**DATASET ENTRIES:**
@@ -187,9 +187,8 @@
   gn.silu = true;
   gn.ss = ss;
   gn.ss_ld = ss_ld;
-  TcLaunch L = tc_make_gn_launch(x, gn, side, w.hi, w.lo, Cout, out, chanadd, ca_ld, residual, ldr, num_sms_);
-  const double bytes = (double)x.pixels() * x.C * 4 + (side ? (double)side->pixels() * side->C * 4 : 0) + (double)Cout * w.ktot * 4 +
-                       (double)out.pixels() * Cout * 4 * (residual ? 2 : 1);
+  TcLaunch L = tc_make_gn_launch(x, gn, w.hi, w.lo, Cout, out, chanadd, ca_ld, residual, ldr, num_sms_);
+  const double bytes = (double)x.pixels() * x.C * 4 + (double)Cout * w.ktot * 4 + (double)out.pixels() * Cout * 4 * (residual ? 2 : 1);
   add_op(name, "tc", L.flops, bytes, [L](cudaStream_t s) { tc_run(L, s); });
 }
 
diff --git a/ddnm_b200/csrc/engine.cuh b/ddnm_b200/csrc/engine.cuh
--- a/ddnm_b200/csrc/engine.cuh
+++ b/ddnm_b200/csrc/engine.cuh
@@ -96,9 +96,9 @@
                      const float* ss = nullptr, int ss_ld = 0, SplitView* raw = nullptr);
   void emit_tc(const std::string& name, const SplitView& a, int mode, const SplitView* side, const TcWeights& w, int Cout,
                const View& out, const float* chanadd, int ca_ld, const float* residual, int ldr, int res_mode = 0);
-  bool fused_ok(const View& x, const View* side, int Cout, const View& out) const;
-  void emit_tcgn(const std::string& name, const View& x, const std::string& norm, const float* ss, int ss_ld, const View* side,
-                 const TcWeights& w, int Cout, const View& out, const float* chanadd, int ca_ld, const float* residual, int ldr);
+  bool fused_ok(const View& x, int Cout, const View& out) const;
+  void emit_tcgn(const std::string& name, const View& x, const std::string& norm, const float* ss, int ss_ld, const TcWeights& w,
+                 int Cout, const View& out, const float* chanadd, int ca_ld, const float* residual, int ldr);
   void emit_attention_core(const std::string& name, int T, int heads, int ch, int qkv_ld, int head_stride, int q_off, int k_off,
                            int v_off, float alpha);
   void alloc_attention(size_t qkv_elems, size_t s_elems, size_t o_elems);
diff --git a/ddnm_b200/csrc/kernels.cu b/ddnm_b200/csrc/kernels.cu
--- a/ddnm_b200/csrc/kernels.cu
+++ b/ddnm_b200/csrc/kernels.cu
@@ -92,27 +92,9 @@
     const StatAcc* gsrc = stats + (size_t)n * st_ld * 2;
     for (int c = threadIdx.x; c < 2 * C; c += blockDim.x) sd[c] = stat_value(gsrc[c]);
     __syncthreads();
-    for (int c = threadIdx.x; c < C; c += blockDim.x) {
-      const int g0 = (c / cpg) * cpg;
-      double s1 = 0, s2 = 0;
-      for (int j = 0; j < cpg; ++j) {
-        s1 += sd[2 * (g0 + j)];
-        s2 += sd[2 * (g0 + j) + 1];
-      }
-      const double mean = s1 / cnt;
-      double var = s2 / cnt - mean * mean;
-      var = var < 0 ? 0 : var;
-      const float rstd = (float)(1.0 / sqrt(var + (double)eps));
-      float a = rstd * gamma[c];
-      float b = beta[c] - (float)mean * a;
-      if (ss) {
-        const float one_plus = 1.0f + ss[(size_t)n * ss_ld + c];
-        a *= one_plus;
-        b = fmaf(b, one_plus, ss[(size_t)n * ss_ld + C + c]);
-      }
-      sc[c] = a;
-      sh[c] = b;
-    }
+    const float* ss_row = ss ? ss + (size_t)n * ss_ld : nullptr;
+    for (int c = threadIdx.x; c < C; c += blockDim.x)
+      gn_channel_affine([&](int k) { return sd[k]; }, c, cpg, cnt, eps, gamma, beta, ss_row, C, sc[c], sh[c]);
   } else {
     for (int c = threadIdx.x; c < C; c += blockDim.x) {
       sc[c] = 1.f;
diff --git a/ddnm_b200/csrc/tc_gemm.cu b/ddnm_b200/csrc/tc_gemm.cu
--- a/ddnm_b200/csrc/tc_gemm.cu
+++ b/ddnm_b200/csrc/tc_gemm.cu
@@ -24,8 +24,7 @@
   static constexpr int RING_BYTES = A_RING_BYTES + STAGES * STAGE_BYTES;
   static constexpr int PART_BYTES = 8 * BN * 8;
   static constexpr int RUN_BYTES = 4 * 2 * BN * 8;
-  static constexpr int GN_BYTES = 2 * kGnMaxC * 4;
-  static constexpr int SMEM_BYTES = RING_BYTES + 1024  + 256  + PART_BYTES + RUN_BYTES + GN_BYTES;
+  static constexpr int SMEM_BYTES = RING_BYTES + 1024  + 256  + PART_BYTES + RUN_BYTES;
   static constexpr int ACC = DUAL ? BN : BN / 2;
   static_assert(SMEM_BYTES <= 227 * 1024, "shared memory capacity");
 };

**EXERCISE:** Give again, exactly as written, the lines running from the first line of the data above through the line that contains "ss_ld, const TcWeights&".

**RESPONSE TO THE TASK:**
@@ -187,9 +187,8 @@
   gn.silu = true;
   gn.ss = ss;
   gn.ss_ld = ss_ld;
-  TcLaunch L = tc_make_gn_launch(x, gn, side, w.hi, w.lo, Cout, out, chanadd, ca_ld, residual, ldr, num_sms_);
-  const double bytes = (double)x.pixels() * x.C * 4 + (side ? (double)side->pixels() * side->C * 4 : 0) + (double)Cout * w.ktot * 4 +
-                       (double)out.pixels() * Cout * 4 * (residual ? 2 : 1);
+  TcLaunch L = tc_make_gn_launch(x, gn, w.hi, w.lo, Cout, out, chanadd, ca_ld, residual, ldr, num_sms_);
+  const double bytes = (double)x.pixels() * x.C * 4 + (double)Cout * w.ktot * 4 + (double)out.pixels() * Cout * 4 * (residual ? 2 : 1);
   add_op(name, "tc", L.flops, bytes, [L](cudaStream_t s) { tc_run(L, s); });
 }
 
diff --git a/ddnm_b200/csrc/engine.cuh b/ddnm_b200/csrc/engine.cuh
--- a/ddnm_b200/csrc/engine.cuh
+++ b/ddnm_b200/csrc/engine.cuh
@@ -96,9 +96,9 @@
                      const float* ss = nullptr, int ss_ld = 0, SplitView* raw = nullptr);
   void emit_tc(const std::string& name, const SplitView& a, int mode, const SplitView* side, const TcWeights& w, int Cout,
                const View& out, const float* chanadd, int ca_ld, const float* residual, int ldr, int res_mode = 0);
-  bool fused_ok(const View& x, const View* side, int Cout, const View& out) const;
-  void emit_tcgn(const std::string& name, const View& x, const std::string& norm, const float* ss, int ss_ld, const View* side,
-                 const TcWeights& w, int Cout, const View& out, const float* chanadd, int ca_ld, const float* residual, int ldr);
+  bool fused_ok(const View& x, int Cout, const View& out) const;
+  void emit_tcgn(const std::string& name, const View& x, const std::string& norm, const float* ss, int ss_ld, const TcWeights& w,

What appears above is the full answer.